The Finnish Army today is still using old pre-1930 Moisin-Nagant receivers on their newest sniping rifles for one reason: the octagonal receiver is STIFFER and can be made to shoot to a very high standard much easier than can the round receiver of the true 91/30.

Hope this helps.
 
Smellie are you saying that the entire production run of 91/30 from 1931 to 36 was built on recycled receivers? Most of the tang dates I have observed (which are seldom re-stamped) are very close to the barrel dates throughout that production run.
 
A bit of history....

Russia never made a Moisin-Nagant rifle with a HEXagonal receiver. The receivers were OCTAGONAL: 8 sides.

Thanks for pointing that out Smellie, I feel ashamed that I've been perpetuating the use of the "hex" in my posts, I did so knowingly out of ease of describing an attribute of a rifle that others have used the incorrect terminology for. I'm part of the problem!

I will henceforth refer to them as OCT receivers :D
 
Takes time to re-tool, doubly so when you already have shapers and planers on the floor........ and lathes are hard to get because of the international financial collapse and because there are just SO many other things which are needed.

Soviet economy was an economy of scarcity for many years. Their currency had no backing and was not traded internationally.
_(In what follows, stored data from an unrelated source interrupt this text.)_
#ifndef GLDS_AUX_A
#define GLDS_AUX_A 0
#endif
#ifndef GLDS_AUX_B
#define GLDS_AUX_B 0
#endif
template <typename T, int NBUF, int FEAT = -1>
__global__ __launch_bounds__(NTHREADS, 2) void gemm_nt_glds_kernel(const st5_gemm_params p, const int c_vec_ok) {
  if (st5_gate_dropped(p.gate)) return;
  ST5_PAD_TO_256_VGPRS();
#ifdef GEMM_TIMING
  unsigned int tacc[8] = {0, 0, 0, 0, 0, 0, 0, 0};
  unsigned long long tprev = __builtin_amdgcn_s_memtime();
#endif
  constexpr int VEC = Elem<T>::VEC;
  constexpr int BK = 128 / (int)sizeof(T);
  typedef typename Frag<T>::type frag_t;
  extern __shared__ __attribute__((aligned(16))) char dsm[];

  const int tid = threadIdx.x, lane = tid & 63, wave = tid >> 6;
  const int wr = wave >> 1, wc = wave & 1;
  const int z = blockIdx.z;
  const int tiles_n = (p.N + BN - 1) / BN;
// ... 3 lines not shown
  const int m0 = tm * BM, n0 = tn * BN;
  const T* Ap = reinterpret_cast<const T*>(p.A.ptr) + z_off(p.A.zs0, p.A.zs1, z, p.zdiv);
  const T* Bp = reinterpret_cast<const T*>(p.B.ptr) + z_off(p.B.zs0, p.B.zs1, z, p.zdiv);
  const OpAddr aa = make_addr(p.A.ld, p.A.bstride, 0, p.A.rpb, 0);
  const OpAddr ab = make_addr(p.B.ld, p.B.bstride, 0, p.B.rpb, 0);

  const T* asrc[4];
  const T* bsrc[4];
  const int rsub = lane >> 3, pc = lane & 7;
#pragma unroll
  for (int i = 0; i < 4; ++i) {
    const int row = (i * 4 + wave) * 8 + rsub;
    const int c = pc ^ ((row >> 1) & 7);
    int gr = m0 + row; gr = gr < p.M ? gr : p.M - 1;
    asrc[i] = Ap + aa.outer(gr) + c * VEC;
    int gc = n0 + row; gc = gc < p.N ? gc : p.N - 1;
    bsrc[i] = Bp + ab.outer(gc) + c * VEC;
  }
  const int dst0 = wave * 1024;

  auto issue = [&](int kt, int buf) {
    char* base = dsm + buf * 2 * TILE_BYTES + dst0;
#pragma unroll
    for (int i = 0; i < 4; ++i) {
      __builtin_amdgcn_global_load_lds((gbl_ptr_t)(asrc[i] + (long long)kt * BK), (lds_ptr_t)(base + i * 4096), 16, 0, GLDS_AUX_A);
      __builtin_amdgcn_global_load_lds((gbl_ptr_t)(bsrc[i] + (long long)kt * BK), (lds_ptr_t)(base + TILE_BYTES + i * 4096), 16, 0, GLDS_AUX_B);
    }
  };
  auto issue_a = [&](int kt, int slot) {
    char* base = dsm + slot * TILE_BYTES + dst0;
#pragma unroll
    for (int i = 0; i < 4; ++i)
      __builtin_amdgcn_global_load_lds((gbl_ptr_t)(asrc[i] + (long long)kt * BK), (lds_ptr_t)(base + i * 4096), 16, 0, GLDS_AUX_A);
  };
  auto issue_b = [&](int kt, int slot) {
    char* base = dsm + slot * TILE_BYTES + dst0;
#pragma unroll
    for (int i = 0; i < 4; ++i)
      __builtin_amdgcn_global_load_lds((gbl_ptr_t)(bsrc[i] + (long long)kt * BK), (lds_ptr_t)(base + i * 4096), 16, 0, GLDS_AUX_B);
  };

  f32x16 acc00, acc01, acc10, acc11;
#pragma unroll
  for (int r = 0; r < 16; ++r) { acc00[r] = 0.f; acc01[r] = 0.f; acc10[r] = 0.f; acc11[r] = 0.f; }

  const int nk = p.K / BK;
  if constexpr (NBUF == 5) {
    issue_a(0, 0); issue_b(0, 1);
    if (nk > 1) issue_a(1, 2);
  } else {
#pragma unroll
    for (int t = 0; t < NBUF - 1; ++t)
      if (t < nk) issue(t, t);
  }
  const int frow = lane & 31, fhalf = lane >> 5;
  const int arow0 = wr * 64 + frow, brow0 = wc * 64 + frow;
  const unsigned lds_base = (unsigned)(size_t)(lds_ptr_t)dsm;
  const unsigned a_addr0 = lds_off(arow0, fhalf), b_addr0 = lds_off(brow0, fhalf);
  GPROBE(0);
  int sa = 0;
  for (int kt = 0; kt < nk; ++kt) {
    if constexpr (NBUF == 5) {
      if (kt + 1 < nk) asm volatile("s_waitcnt vmcnt(4)" ::: "memory");
      else asm volatile("s_waitcnt vmcnt(0)" ::: "memory");
    } else {
      int ahead = nk - 1 - kt;
      ahead = ahead < NBUF - 2 ? ahead : NBUF - 2;
      if (ahead >= 3) asm volatile("s_waitcnt vmcnt(24)" ::: "memory");
      else if (ahead == 2) asm volatile("s_waitcnt vmcnt(16)" ::: "memory");
      else if (ahead == 1) asm volatile("s_waitcnt vmcnt(8)" ::: "memory");
      else asm volatile("s_waitcnt vmcnt(0)" ::: "memory");
    }
    __builtin_amdgcn_s_barrier();
    GPROBE(1);
#if GEMM_ABL != 2
    if constexpr (NBUF == 5) {
      if (kt + 1 < nk) issue_b(kt + 1, sa + 3 >= 5 ? sa - 2 : sa + 3);
      if (kt + 2 < nk) issue_a(kt + 2, sa + 4 >= 5 ? sa - 1 : sa + 4);
    } else {
      if (kt + NBUF - 1 < nk) issue(kt + NBUF - 1, (kt + NBUF - 1) % NBUF);
    }
#endif
    unsigned pa, pb;
    if constexpr (NBUF == 5) {
      const int sb = sa + 1 >= 5 ? 0 : sa + 1;
      pa = lds_base + sa * TILE_BYTES + a_addr0; pb = lds_base + sb * TILE_BYTES + b_addr0;
      sa = sa + 2 >= 5 ? sa - 3 : sa + 2;
    } else {
      const unsigned cb = lds_base + (kt % NBUF) * 2 * TILE_BYTES;
      pa = cb + a_addr0; pb = cb + TILE_BYTES + b_addr0;
    }
    frag_t fa0[2], fa1[2], fb0[2], fb1[2];
#define NT_READ(S, KG)                                                                                      \
  fa0[S] = lds_read128_asm<frag_t, 0>(pa ^ ((KG) << 5)); fb0[S] = lds_read128_asm<frag_t, 0>(pb ^ ((KG) << 5));          \
  fa1[S] = lds_read128_asm<frag_t, 4096>(pa ^ ((KG) << 5)); fb1[S] = lds_read128_asm<frag_t, 4096>(pb ^ ((KG) << 5));
#define NT_WAIT(S, CNT)                                                                                     \
  asm volatile("s_waitcnt lgkmcnt(" #CNT ")" : "+v"(fa0[S]), "+v"(fa1[S]), "+v"(fb0[S]), "+v"(fb1[S]) :: "memory");
#if GEMM_ABL == 3
#define NT_MMA(S) asm volatile("" :: "v"(fa0[S]), "v"(fa1[S]), "v"(fb0[S]), "v"(fb1[S]));
#else
#define NT_MMA(S)                                                                                           \
  mma<T>(fa0[S], fb0[S], acc00); mma<T>(fa0[S], fb1[S], acc01); mma<T>(fa1[S], fb0[S], acc10); mma<T>(fa1[S], fb1[S], acc11);
#endif
    NT_READ(0, 0)
    NT_READ(1, 1)
    NT_WAIT(0, 4)
    NT_MMA(0) __builtin_amdgcn_sched_barrier(0);
    NT_READ(0, 2)
    NT_WAIT(1, 4)
    NT_MMA(1) __builtin_amdgcn_sched_barrier(0);
    NT_READ(1, 3)
    NT_WAIT(0, 4)
// ... 32 lines not shown
  float* stage = reinterpret_cast<float*>(dsm) + wave * (32 * EP_LD);
#if GEMM_ABL == 1
  asm volatile("" :: "v"(acc00), "v"(acc01), "v"(acc10), "v"(acc11));
  if (ea.alpha == 123.f)
#endif
  run_epilogue<T, FEAT>(ea, stage, acc00, acc01, acc10, acc11, m0 + wr * 64, n0 + wc * 64, lane);
#ifdef GEMM_TIMING
  GPROBE(4);
  if (lane == 0) { for (int i = 0; i < 5; ++i) atomicAdd(&g_gemm_timing[i], (unsigned long long)tacc[i]); atomicAdd(&g_gemm_timing[7], 1ull); }
#endif
}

I don't think they would ever have been able to make a car if Henry hadn't sold them a second-hand Model A plant, dirt cheap. Installed at Gorky, it turned out Model A Fords until well after WW2, using the name GAZ: Gorkiy Avtomobiliya Zavod. Soviet "Jeep" of War 2 was the GAZ-A, their light truck was the GAZ-AA, medium truck the GAZ-AAA: copies of th older Ford AA and AAA trucks. They could be made on Model A tooling to a great extent.
 
I have two Finnish Mosins a Dragoon and a M-27 both with Hex receivers. The Dragoon has a 1939 VTK barrel and the M-27 a 1941 Tikka. Bought them both in the middle 80's,$55.00 for the Dragoon and $45.00 for the M-27.They rank among some of my most accurate rifles. What would they sell for now?
 
A bit of history....

Russia never made a Moisin-Nagant rifle with a HEXagonal receiver. The receivers were OCTAGONAL: 8 sides.

Smellie;I suppose you could consider the mosin as having a octagonal receiver but you would need 8 flats on it. It has 6 flats and 2 rounds hence it is really not a hex or a octagon.
 
Hex is an accepted term, even if it isn't geometrically accurate. If you want to get pedantic, Russia didn't call it a "Mosin-Nagant" either, yet both terms are accepted.

From what I understand of the history, even though the 1930 revision of the rifle specified a round receiver, mass production of round receivers did not begin until 1935 (Izhevsk) and 1936 (Tula). 1930 was just when the spec was finalized.